A constant presence in Harris’ life and music, Bobby Hutcherson, whom Harris replaced in the SFJAZZ Collective, is more than remembered. Hutcherson is cherished. Fittingly, his jewel of a composition, “Now,” is included in Sonic Creed. Built upon a repeated melody of rising and falling notes, “Now” attains increasing meaning and feeling with each chorus, particularly with the slowed, shimmering ending phrase that allows for its prismatic sonic spectrum to sink in. Baylor infuses the arrangement with a spiritual grace as she layers her vocals in a gorgeous atmospheric outpouring of emotion.
Abbey Lincoln, cherished for her positive, no-nonsense spirit, is represented by yet another emotional, and again melodic, interpretation, this time of “Throw It Away.” As before, Harris peels down the music of Sonic Creed to its essential core by following the feeling of the song, even though his earlier albums documented his reserves of seemingly boundless technique available for freer jazz or post-bop.
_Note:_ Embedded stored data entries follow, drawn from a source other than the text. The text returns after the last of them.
int mih_dense_create_synthetic(int64_t n, int64_t p, uint64_t seed, int device, mih_mat **out)
{
    if (!out) return MIH_BAD_ARG;
    if (n <= 0 || p <= 0) return MIH_BAD_DIM;
    MIH_TRY(select_device(device));
    mih_mat *h = new mih_mat();
    h->kind = 1; h->device = device; h->n = n; h->p = p; h->center = h->scale = h->impute = 0;
    auto fail = [&](int code) { mih_mat_destroy(h); return code; };
    if (hipMalloc((void **)&h->D, sizeof(double) * (size_t)n * (size_t)p) != hipSuccess) { set_error("hipMalloc for dense matrix failed"); (void)hipGetLastError(); return fail(MIH_OOM); }
    if (hipStreamCreate(&h->stream) != hipSuccess) return fail(MIH_HIP_ERROR);
    hipLaunchKernelGGL(k_synth_dense, dim3(8192), dim3(256), 0, h->stream, h->D, n * p, seed);
    if (hipStreamSynchronize(h->stream) != hipSuccess) return fail(MIH_HIP_ERROR);
    *out = h;
    return MIH_OK;
}

int mih_mat_destroy(mih_mat *h)
{
    if (!h) return MIH_OK;
    (void)hipSetDevice(h->device);
    for (hipStream_t ws : h->worker_streams) if (ws) { (void)hipStreamSynchronize(ws); (void)hipStreamDestroy(ws); }
    h->worker_streams.clear();
    if (h->X) (void)hipFree(h->X);
    if (h->mu) (void)hipFree(h->mu);
    if (h->sinv) (void)hipFree(h->sinv);
    if (h->miss_ptr) (void)hipFree(h->miss_ptr);
    if (h->miss_row) (void)hipFree(h->miss_row);
    if (h->D) (void)hipFree(h->D);
    if (h->Df) (void)hipFree(h->Df);
    if (h->Du) (void)hipFree(h->Du);
    if (h->du_mun) (void)hipFree(h->du_mun);
    if (h->du_sc) (void)hipFree(h->du_sc);
    if (h->stream) (void)hipStreamDestroy(h->stream);
    delete h;
    return MIH_OK;
}

int mih_mat_reserve(mih_mat *h, int64_t bytes)
{
    if (!h) { set_error("null handle"); return MIH_BAD_ARG; }
    if (h->kind != 0) return MIH_OK;
    MIH_HIP(hipSetDevice(h->device));
    if (bytes < 0) { h->pool = nullptr; h->pool_owner.reset(); return MIH_OK; }
    if (h->pool) return MIH_OK;
    reserve_fit_memory(h, true, (size_t)bytes);
    if (!h->pool) { set_error("the device has no room for a reserve of the asked size beside this matrix"); return MIH_OOM; }
    return MIH_OK;
}

int mih_mat_dims(const mih_mat *h, int64_t *n, int64_t *p)
{
    if (!h) return MIH_BAD_ARG;
    if (n) *n = h->n;
    if (p) *p = h->p;
    return MIH_OK;
}

int mih_snp_mu_sigma(const mih_mat *h, double *mu, double *sinv)
{
    if (!h || (h->kind != 0 && !h->Du)) { set_error("not a SnpLinAlg or dosage handle"); return MIH_BAD_ARG; }
    MIH_HIP(hipSetDevice(h->device));
    if (mu) MIH_HIP(hipMemcpy(mu, h->mu, sizeof(double) * (size_t)h->p, hipMemcpyDeviceToHost));
    if (sinv) MIH_HIP(hipMemcpy(sinv, h->sinv, sizeof(double) * (size_t)h->p, hipMemcpyDeviceToHost));
    return MIH_OK;
}
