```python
def build_readout_query(eng, K, h, w, last_aux=True, fresh=True, clips=1):
    G, counts, st, mixed = clip_layout(K, clips)
    K = st[-1]
    Kc = counts if mixed else counts[0]
    P = Plan(eng, touch=weights_go_cold(h * w, K))
    P.mixed = counts if mixed else None
    if G > 1 and not mixed:
        P.korder_ref = G
    m, ol, W = eng.m, P.ol, eng.w
    ot = m['object_transformer']
    C, Q, heads, nb = m['embed_dim'], ot['num_queries'], ot['num_heads'], ot['num_blocks']
    HW, M = h * w, K * Q
    t = 'object_transformer'
    f = lambda name, shape: P.buf(name, shape, F32)
    query, query_emb = eng.query_bufs(K)
    use_chain = C == 256 and Q == 16 and heads == 8 and HW <= 24576 and ot['ff_dim'] % 64 == 0
    assert G == 1 or use_chain, 'clips in lock step need the chain form of the query side'
    qacc = P.buf('qacc', (3 * nb, M, C), torch.int64) if use_chain else None
    zero_on_conv = None
    if C == 256 and Q == 16:
        if fresh or not use_chain:
            ol.query_init2(Dyn('obj_mem'), query, query_emb, rows=M, w_init=W[t + '.summary_to_query_init'], res_init=eng.rep_embedding('query_init', K),
                           w_emb=W[t + '.summary_to_query_emb'], res_emb=eng.rep_embedding('query_emb', K), zero=qacc)
        elif O.conv_side_jobs_ok(cin=C, cout=C, kh=1):
            zero_on_conv = qacc
        else:
            ol.memset32(qacc, 2 * qacc.numel(), 0)
    else:
        vals = f('vals', (M, C))
        ol.query_init(Dyn('obj_mem'), vals, rows=M, C=C)
        ol.linear(vals, W[t + '.summary_to_query_init'], query, M=M, res=eng.rep_embedding('query_init', K))
        ol.linear(vals, W[t + '.summary_to_query_emb'], query_emb, M=M, res=eng.rep_embedding('query_emb', K))
    pix_in = Act(Dyn('pixel'), K, h, w, C)
    pixel = P.conv(t + '.pixel_init_proj', pix_in, name='pixel_init', zero=zero_on_conv)
    aux = P.buf('aux_logits', (nb + 1, K, HW), F32, persistent=True)
    fused_mask = HW <= 24576
    fg = None if fused_mask else P.buf('fg', (K, HW), torch.uint8)
    nfg = None if fused_mask else P.buf('nfg', (K,), torch.int32)
    P.conv(t + '.mask_pred.0.1', pixel, relu_in=True, out_f32=True, out=Act(aux[0], K, h, w, 1))
    if not fused_mask:
        ol.aux_mask(aux[0], fg, nfg, K=K, HW=HW)
    x = query
    prev_acc = q_pre = xn_next = None
    for b in range(nb):
        q = f'{t}.blocks.{b}'
        n = f'b{b}.'
        kvq = P.conv(q + '.pixel_proj_x', pixel, x2=pix_in, name=n + 'kvq', res=Act(eng.pe_rb(h, w, b), 1, h, w, 3 * C), res_bcast=True)
        ln = lambda name: (W[q + name + '.weight'], W[q + name + '.bias'])
        xn = xn_next if xn_next is not None else f(n + 'xn', (M, C))
        xn_next = None
        fuse_proj = fused_mask and C == 256
        chain = fuse_proj and use_chain
        if chain:
            Wo1, Wo2 = W[q + '.read_from_pixel.out'], W[q + '.self_attn.out']
            W1, W2 = W[q + '.ffn.linear1'], W[q + '.ffn.linear2']
            a1, a2, a3 = qacc[3 * b], qacc[3 * b + 1], qacc[3 * b + 2]
            if q_pre is not None:
                ol.attn_q2p(None, kvq.t, None, None, None, K=K, Q=Q, HW=HW, C=C, heads=heads, ldkv=3 * C, voff=C, logits=aux[b],
                            q_pre=q_pre, out_proj=(Wo1, a1), clip_objects=Kc)
            else:
                ol.attn_q2p(None, kvq.t, None, None, None, K=K, Q=Q, HW=HW, C=C, heads=heads, ldkv=3 * C, voff=C, logits=aux[b],
                            proj=dict(x=x, W=W[q + '.read_from_pixel.q'], emb=query_emb, ln=ln('.read_from_pixel.norm'), ln_out=xn),
                            acc_in=prev_acc, out_proj=(Wo1, a1), clip_objects=Kc)
            y = f(n + 'y', (M, C))
            ol.attn_self(None, None, None, K=K, Q=Q, C=C, heads=heads,
                         proj=dict(x=xn, W=W[q + '.self_attn.qkv'], emb=query_emb, ln=ln('.self_attn.norm'), ln_out=y),
                         acc_in=(a1, Wo1.bias), out_proj=(Wo2, a2))
            x2 = f(n + 'x2', (M, C))
            ol.qffn(y, x2, a3, rows=M, ln=ln('.ffn.norm'), W1=W1, W2=W2, acc_in=(a2, Wo2.bias), hid_slice=64)
            x = x2
            prev_acc = (a3, W2.bias)
            next_q = None
            if b + 1 < nb:
                qn = f'{t}.blocks.{b + 1}'
                q_pre, xn_next = f(f'b{b + 1}.q', (M, C)), f(f'b{b + 1}.xn', (M, C))
                next_q = dict(ln=(W[qn + '.read_from_pixel.norm.weight'], W[qn + '.read_from_pixel.norm.bias']), W=W[qn + '.read_from_pixel.q'],
                              q_out=q_pre, xn_out=xn_next)
            else:
                q_pre = None
            pa = P.buf(n + 'pa', (K, h, w, C))
            ol.attn_p2q(kvq.t.view(-1)[2 * C:], None, None, pa, K=K, Q=Q, HW=HW, C=C, heads=heads, ldq=3 * C,
                        proj=dict(x=x, W=W[q + '.read_from_query.kv'], emb=query_emb), acc_in=prev_acc, next_q=next_q)
        else:
            att = f(n + 'att', (M, C))
            if fuse_proj:
                ol.attn_q2p(None, kvq.t, None, None, att, K=K, Q=Q, HW=HW, C=C, heads=heads, ldkv=3 * C, voff=C, logits=aux[b],
                            proj=dict(x=x, W=W[q + '.read_from_pixel.q'], emb=query_emb, ln=ln('.read_from_pixel.norm'), ln_out=xn))
            else:
                qp = f(n + 'qp', (M, C))
                ol.linear(x, W[q + '.read_from_pixel.q'], qp, M=M, x_add=query_emb, add_rows=M, ln=ln('.read_from_pixel.norm'), ln_out=xn)
                ol.attn_q2p(qp, kvq.t, fg, nfg, att, K=K, Q=Q, HW=HW, C=C, heads=heads, ldkv=3 * C, voff=C, logits=aux[b] if fused_mask else None)
            x1 = f(n + 'x1', (M, C))
            ol.linear(att, W[q + '.read_from_pixel.out'], x1, M=M, res=xn)
            y = f(n + 'y', (M, C))
            sa = f(n + 'sa', (M, C))
            if fuse_proj:
                ol.attn_self(None, None, sa, K=K, Q=Q, C=C, heads=heads,
                             proj=dict(x=x1, W=W[q + '.self_attn.qkv'], emb=query_emb, ln=ln('.self_attn.norm'), ln_out=y))
            else:
                qkv = f(n + 'qkv', (M, 3 * C))
                ol.linear(x1, W[q + '.self_attn.qkv'], qkv, M=M, x_add=query_emb, add_rows=M, add_cols=2 * C, ln=ln('.self_attn.norm'), ln_out=y)
                ol.attn_self(qkv, qkv.view(-1)[2 * C:], sa, K=K, Q=Q, C=C, heads=heads, ldqk=3 * C, ldv=3 * C)
            x2 = f(n + 'x2', (M, C))
            ol.linear(sa, W[q + '.self_attn.out'], x2, M=M, res=y)
            hid = f(n + 'hid', (M, ot['ff_dim']))
            ol.linear(x2, W[q + '.ffn.linear1'], hid, M=M, relu=True, ln=ln('.ffn.norm'))
            x3 = f(n + 'x3', (M, C))
            ol.linear(hid, W[q + '.ffn.linear2'], x3, M=M, res=x2)
            x = x3
            pa = P.buf(n + 'pa', (K, h, w, C))
            if fuse_proj:
                ol.attn_p2q(kvq.t.view(-1)[2 * C:], None, None, pa, K=K, Q=Q, HW=HW, C=C, heads=heads, ldq=3 * C,
                            proj=dict(x=x, W=W[q + '.read_from_query.kv'], emb=query_emb))
            else:
                kv2 = f(n + 'kv2', (M, 2 * C))
                ol.linear(x, W[q + '.read_from_query.kv'], kv2, M=M, x_add=query_emb, add_rows=M, add_cols=C)
                ol.attn_p2q(kvq.t.view(-1)[2 * C:], kv2, kv2.view(-1)[C:], pa, K=K, Q=Q, HW=HW, C=C, heads=heads, ldq=3 * C, ldkv=2 * C)
        pf = P.conv(q + '.read_from_query.out', Act(pa, K, h, w, C), name=n + 'pf', res=pixel)
        last = b == nb - 1
        want_aux = not last or last_aux
        fuse_head = want_aux and C == 256
        pixel = P.ca_block(q + '.pixel_ffn.conv', pf, n + 'ffn', out=Act(Dyn('out'), K, h, w, C) if last else None,
                           head=(f'{t}.mask_pred.{b + 1}.1', aux[b + 1]) if fuse_head else None)
        if want_aux and not fuse_head:
            P.conv(f'{t}.mask_pred.{b + 1}.1', pixel, relu_in=True, out_f32=True, out=Act(aux[b + 1], K, h, w, 1))
        if not last and not fused_mask:
            ol.aux_mask(aux[b + 1], fg, nfg, K=K, HW=HW)
    return P


def build_segment(eng, K, h, w, update_sensory, pre=False, md=False, clips=1, wstride=1):
    G, counts, st, mixed = clip_layout(K, clips)
    K = st[-1]
    Kc = max(counts)
    assert G == 1 or (pre and Kc + 1 <= 8), 'clips in lock step: image-only decoder convs from the encoder plan, <= 7 objects per clip'
    P = Plan(eng, touch=weights_go_cold(h * w, K))
    P.mixed = counts if mixed else None
    gkey = counts if mixed else G
    sgrp = counts if mixed else counts[0]
    if G > 1 and not mixed:
        P.korder_ref = G
    m, ol = eng.m, P.ol
    up = m['mask_decoder']['up_dims']
    ms = m['pixel_encoder']['ms_dims']
    CS = m['sensory_dim']
    h8, w8, h4, w4 = 2 * h, 2 * w, 4 * h, 4 * w
    if pre:
        f8p, f4p = Act(Dyn('f8p'), G, h8, w8, up[0]), Act(Dyn('f4p'), G, h4, w4, up[1])
    else:
        f8p = P.conv('mask_decoder.decoder_feat_proc.transforms.0', Act(Dyn('f8'), 1, h8, w8, ms[1]), name='f8p')
        f4p = P.conv('mask_decoder.decoder_feat_proc.transforms.1', Act(Dyn('f4'), 1, h4, w4, ms[2]), name='f4p')
    p16 = Act(Dyn('p16'), K, h, w, up[0])
    u8 = P.buf('u8', (K, h8, w8, up[0]))
    ol.upsample2x_add(p16.t, f8p.t, u8, B=K, h=h, w=w, C=up[0], skip_group=(sgrp, wstride * h8 * w8) if G > 1 else None)
    u8 = Act(u8, K, h8, w8, up[0])
    t1 = P.conv('mask_decoder.up_16_8.out_conv.conv1', u8, relu_in=True, act=O.ACT_RELU)
    ds = P.conv('mask_decoder.up_16_8.out_conv.downsample', u8)
    p8 = P.conv('mask_decoder.up_16_8.out_conv.conv2', t1, res=ds, name='p8')
    u4 = P.buf('u4', (K, h4, w4, up[1]))
    ol.upsample2x_add(p8.t, f4p.t, u4, B=K, h=h8, w=w8, C=up[1], skip_group=(sgrp, wstride * h4 * w4) if G > 1 else None)
    u4 = Act(u4, K, h4, w4, up[1])
    t2 = P.conv('mask_decoder.up_8_4.out_conv.conv1', u4, relu_in=True, act=O.ACT_RELU)
    p4 = P.conv('mask_decoder.up_8_4.out_conv.conv2', t2, res=u4, name='p4')
    logits = P.buf('logits', (K, h4, w4), F32)
    P.conv('mask_decoder.pred', p4, relu_in=True, out_f32=True, out=Act(logits, K, h4, w4, 1))
    P.meta['logits_done'] = len(ol.recs)
    if update_sensory:
        CT = up[1] + up[2] + 64
        gcat = P.buf('gcat', (K, h, w, CT), persistent=True)
        ol.area_down3([dict(x=p8.t, y=gcat, B=K, H=h8, W=w8, C=up[1], ldx=up[1], ldy=CT, r=2),
                       dict(x=p4.t, y=gcat.view(-1)[up[1]:], B=K, H=h4, W=w4, C=up[2], ldx=up[2], ldy=CT, r=4),
                       dict(x=logits, y=gcat.view(-1)[up[1] + up[2]:], B=K, H=h4, W=w4, C=1, ldx=1, ldy=CT, r=4, f32_in=True, Cz=8)])
        g3 = P.conv('mask_decoder.sensory_update.g_all', p16, x2=Act(gcat, K, h, w, CT), name='g3')
        vals = P.conv('mask_decoder.sensory_update.transform', g3, x2=Act(Dyn('sensory_bf16'), K, h, w, CS),
                      out_f32=True, name='gru_vals')
        ol.gru(vals.t, Dyn('sensory_f32'), Dyn('sensory_bf16'), n=K * h * w, C=CS)
    if Kc + 1 <= 16:
        ol.up4_softmax(logits, Dyn('prob'), Dyn('logits_up'), P=Kc + 1, h=h4, w=w4, from_logits=True, clips=counts if mixed else G,
                       mask_down=(eng.mask_down_bufs(K, h, w, gkey)[1], eng.mask_down_bufs(K, h, w, gkey)[0], 64) if md else None)
    else:
        agg = P.buf('agg', (K + 1, h4, w4), F32)
        ol.seg_agg(logits, agg, K=K, hw=h4 * w4)
        ol.up4_softmax(agg, Dyn('prob'), Dyn('logits_up'), P=K + 1, h=h4, w=w4)
    return P


def build_encode_mask(eng, K, h0, w0, H, W, pad_left, pad_top, deep_update=True, pre_md=False, clips=1, wstride=1):
    G, counts, st, mixed = clip_layout(K, clips)
    K = st[-1]
    Kc = counts[0]
    P = Plan(eng, touch=weights_go_cold((H // 16) * (W // 16), K))
    P.mixed = counts if mixed else None
    if G > 1 and not mixed:
        P.korder_ref = G
    m, ol = eng.m, P.ol
    h, w = H // 16, W // 16
    CV, CS, CE, Q = m['value_dim'], m['sensory_dim'], m['embed_dim'], m['object_summarizer']['num_summaries']
    masks_of = (lambda c: Dyn('masks')) if G == 1 else (lambda c: Dyn('masks', 4 * (st[c] + c + 1) * H * W))
    assert G == 1 or stem_ok(eng, 'mask_encoder.conv1')
    if stem_ok(eng, 'mask_encoder.conv1'):
        pool = P.buf('pool', (K, H // 4, W // 4, 64))
        iname = lambda c: Dyn('image' if G == 1 else 'image%d' % c)
        SM = O.OpList.STEM_MAX_IMAGES
        for c0 in range(0, G, SM):
            ol.stem(iname(c0), masks_of(c0), eng.w['mask_encoder.conv1'], pool[st[c0]:], h0=h0, w0=w0, H=H, W=W, pad_left=pad_left, pad_top=pad_top,
                    K=Kc, mean=m['pixel_mean'], std=m['pixel_std'], relu=True, more_images=[iname(c) for c in range(c0 + 1, min(G, c0 + SM))],
                    mask_stride=(Kc + 1) * H * W, counts=counts if mixed else None)
    else:
        x8 = P.buf('x8', (K, H, W, 8))
        ol.img_prep(Dyn('image'), Dyn('masks'), x8, h0=h0, w0=w0, H=H, W=W, pad_left=pad_left, pad_top=pad_top, K=K,
                    mean=m['pixel_mean'], std=m['pixel_std'])
        x = P.conv('mask_encoder.conv1', Act(x8, K, H, W, 8), stride=2, pad=3)
        pool = P.buf('pool', (K, x.H // 2, x.W // 2, 64))
        ol.maxpool(x.t, pool, B=K, H=x.H, W=x.W, C=64, relu=True)
    g16, _ = P.resnet('mask_encoder', Act(pool, K, H // 4, W // 4, 64))
    xt = xt_group = None
    if G > 1:
        wx = eng.w['mask_encoder.fuser.distributor.x_transform']
        xt_t = P.buf('fuse.xt', (G, h, w, wx.cout))
        for c in range(G):
            P.conv('mask_encoder.fuser.distributor.x_transform', Act(Dyn('pix_feat', 2 * c * wstride * h * w * m['pixel_dim']), 1, h, w, m['pixel_dim']),
                   out=Act(xt_t[c:c + 1], 1, h, w, wx.cout))
        xt, xt_group = Act(xt_t, G, h, w, wx.cout), (counts if mixed else Kc, h * w)
    value = P.fusion_block('mask_encoder.fuser', Act(Dyn('pix_feat'), 1, h, w, m['pixel_dim']), g16, 'fuse',
                           out=Act(Dyn('value'), K, h, w, CV), xt=xt, xt_group=xt_group)
    P.meta['value_done'] = len(ol.recs)
    if deep_update:
        vals = P.conv('mask_encoder.sensory_update.transform', value, x2=Act(Dyn('sensory_bf16'), K, h, w, CS),
                      out_f32=True, name='gru_vals')
        ol.gru(vals.t, Dyn('sensory_f32'), Dyn('sensory_bf16'), n=K * h * w, C=CS)
    if pre_md:
        m16 = eng.mask_down_bufs(K, h, w, counts if mixed else G)[1]
    else:
        pair = P.buf('pair', (K, h, w, 8))
        m16 = P.buf('m16', (K, h, w), F32)
        for c in range(G):
            ol.mask_down(masks_of(c), pair[st[c]:], m16[st[c]:], K=counts[c], H=H, W=W)
    fw1 = P.conv('object_summarizer.in_fw0', value, res=Act(eng.pe_sum(h, w), 1, h, w, 2 * CE), res_bcast=True, act=O.ACT_RELU, name='sum.fw1')
    fw2 = P.conv('object_summarizer.fw2', fw1, out_f32=True, name='sum.fw2')
    ol.summarize(fw2.t, fw2.t.view(-1)[CE:], m16, Dyn('summ'), K=K, HW=h * w, C=CE, Q=Q, feat_f32=True, ldf=CE + Q, ldw=CE + Q)
    return P


def build_mask_to_prob(eng, Knew, Kold, h0, w0, H, W, pad_left, pad_top, float_mode, nfloat):
    P = Plan(eng)
    planes = P.buf('planes', (Knew, H, W), F32)
    P.ol.mask_merge(Dyn('inmask'), Dyn('pred'), Dyn('src'), planes, h0=h0, w0=w0, H=H, W=W, pad_left=pad_left,
                    pad_top=pad_top, Knew=Knew, Kold=Kold, nfloat=nfloat, float_mode=float_mode)
    P.ol.agg_softmax(planes, Dyn('prob'), K=Knew, HW=H * W)
    return P
```

### cutie_amd/ops.py

```python
import os

import numpy as np
import torch

from . import _lib

NI, NF, NP = 24, 6, 16
OP_DTYPE = np.dtype([('kind', '<i4'), ('flags', '<i4'), ('i', '<i4', (NI,)), ('f', '<f4', (NF,)), ('p', '<u8', (NP,))])
assert OP_DTYPE.itemsize == _lib.OP_STRUCT_SIZE
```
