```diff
+      for (int kb = 0; kb < 2; ++kb) {
+        if (kb >= nkb) break;
+#pragma unroll
+        for (int s = 0; s < 2; ++s)
+#pragma unroll
+          for (int hb = 0; hb < 2; ++hb) {
+            i32x2 vw[2];
+#pragma unroll
+            for (int jh = 0; jh < 2; ++jh) {
+              const int row = kb * 32 + 16 * s + 8 * jh + 4 * (G >> 1) + gq;
+              const int col = 32 * hb + 16 * (G & 1) + 4 * gp;
+              const bf16* ad = sV + a2_vslot(row, col >> 3) + (col & 7);
+              vw[jh] = __builtin_bit_cast(i32x2, __builtin_amdgcn_ds_read_tr16_b64_v4i16(
+                                                     (__attribute__((address_space(3))) i16x4*)(ad)));
+            }
+            const bf16x8 va = __builtin_bit_cast(bf16x8, i32x4{vw[0][0], vw[0][1], vw[1][0], vw[1][1]});
+            o[hb] = __builtin_amdgcn_mfma_f32_32x32x16_bf16(va, pf[kb][s], o[hb], 0, 0, 0);
           }
-          const bf16x8 va = __builtin_bit_cast(bf16x8, i32x4{vw[0][0], vw[0][1], vw[1][0], vw[1][1]});
-          o[hb] = __builtin_amdgcn_mfma_f32_32x32x16_bf16(va, pf[kb][s], o[hb], 0, 0, 0);
-        }
+      }
+    }
     if constexpr (!LAST) {
-      store_tile(slot == 0 ? 2 : slot - 1);
+      store_tile(BUF ^ 1);
       __syncthreads();
-#pragma unroll
-      for (int kb = 0; kb < 2; ++kb) sc[kb] = sn[kb];
-    }
-  };
-  int slot = 0;
-  for (int t = 0; t < nt - 1; ++t) {
-    tile(t, slot, std::false_type{});
-    slot = slot == 2 ? 0 : slot + 1;
-  }
-  tile(nt - 1, slot, std::true_type{});
+    }
+  };
+  {
+    using B0 = std::integral_constant<int, 0>;
+    using B1 = std::integral_constant<int, 1>;
+    int t = 0;
+    for (; t + 2 < nt; t += 2) {
+      tile(t, B0{}, std::false_type{});
+      tile(t + 1, B1{}, std::false_type{});
+    }
+    if (t + 1 < nt) {
+      tile(t, B0{}, std::false_type{});
+      tile(t + 1, B1{}, std::true_type{});
+    } else {
+      tile(t, B0{}, std::true_type{});
+    }
+  }
 
   l_run += __shfl_xor(l_run, 32, 64);
-  if (q < T) {
+  if (active && q < T) {
     const float inv = 1.0f / l_run;
     bf16* orow = out + ((long long)b * T + q) * d + h * HD;
 #pragma unroll
@@ -486,11 +369,8 @@
 
 static int attn_enc_form() {
   static const int v = [] {
-    const char* e1 = std::getenv("VLOG_AMD_ATTN_V1");
-    if (e1 && e1[0] == '1') return 1;
     const char* e = std::getenv("VLOG_AMD_ATTN_V");
-    const int f = e ? std::atoi(e) : 2;
-    return (f >= 1 && f <= 3) ? f : 2;
+    return e && std::atoi(e) == 2 ? 2 : 4;
   }();
   return v;
 }
@@ -499,17 +379,12 @@
   if (B <= 0) return;
   if (d != n_head * HD) throw std::runtime_error("attn_enc: head_dim must be 64");
   const float scale_log2 = 0.125f * 1.4426950408889634f;
-  const int form = attn_enc_form();
-  if (form == 1) {
-    dim3 grid((T + 63) / 64, n_head, B);
-    hipLaunchKernelGGL(attn_enc_kernel, grid, dim3(256), 0, st, qkv, out, T, d, scale_log2);
-  } else {
-    const long long nblk = (long long)((T + 127) / 128) * n_head * B;
-    if (nblk > (1LL << 31) - 1) throw std::runtime_error("attn_enc: grid too large");
-    if (form == 3)
-      hipLaunchKernelGGL(attn_enc_v3_kernel, dim3((unsigned)nblk), dim3(256), 0, st, qkv, out, T, d, scale_log2, n_head);
-    else
-      hipLaunchKernelGGL(attn_enc_v2_kernel, dim3((unsigned)nblk), dim3(256), 0, st, qkv, out, T, d, scale_log2, n_head);
-  }
+  const long long nblk = (long long)((T + 127) / 128) * n_head * B;
+  if (nblk > (1LL << 31) - 1) throw std::runtime_error("attn_enc: grid too large");
+  const bool fits32 = (long long)(T + A2_KT) * 3 * d * 2 < (1LL << 31);
+  if (attn_enc_form() == 2 || !fits32)
+    hipLaunchKernelGGL(attn_enc_v2_kernel, dim3((unsigned)nblk), dim3(256), 0, st, qkv, out, T, d, scale_log2, n_head);
+  else
+    hipLaunchKernelGGL(attn_enc_v4_kernel, dim3((unsigned)nblk), dim3(256), 0, st, qkv, out, T, d, scale_log2, n_head);
   WM_LAUNCH_CHECK("attn_enc_kernel");
 }
```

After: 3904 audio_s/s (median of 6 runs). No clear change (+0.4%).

Always truthful in her life and in her music, Lincoln’s words in the song recall her fearless and gentle honesty: “Throw it away / Give your love, live your life / Each and every day.” Drummer Terreon Gully suggested a path to the soulfulness of Lincoln by recording the song in literally a blackout environment with no lights at all in the Systems Two Studios, as if in séance. What you hear is the first take, distinguished by Benjamin’s intensely felt soprano sax solo.
Unexpectedly to many, Harris and rising-star vibraphonist Joseph Doubleday describe in a musical duo the immensity of the loss of Michael Jackson as a non-categorical musical figure admired by multitudes, including by jazz artists—as are, for example, using Michael Jackson’s tribute to Ryan White as a means for a remembrance of Jackson himself—and as a representation of Harris’ Sonic Creed of family, community and legacy. Remembering the ancestors who made us who we are today and, as part of the sonic creed, whose standards we strive to live up to, Doubleday’s and Harris’ malleted instruments sing: “Like a shooting star, flying across the room / So fast, so far / You were gone too soon / You’re part of me and I’ll never be the same / Here without you / You were gone too soon.”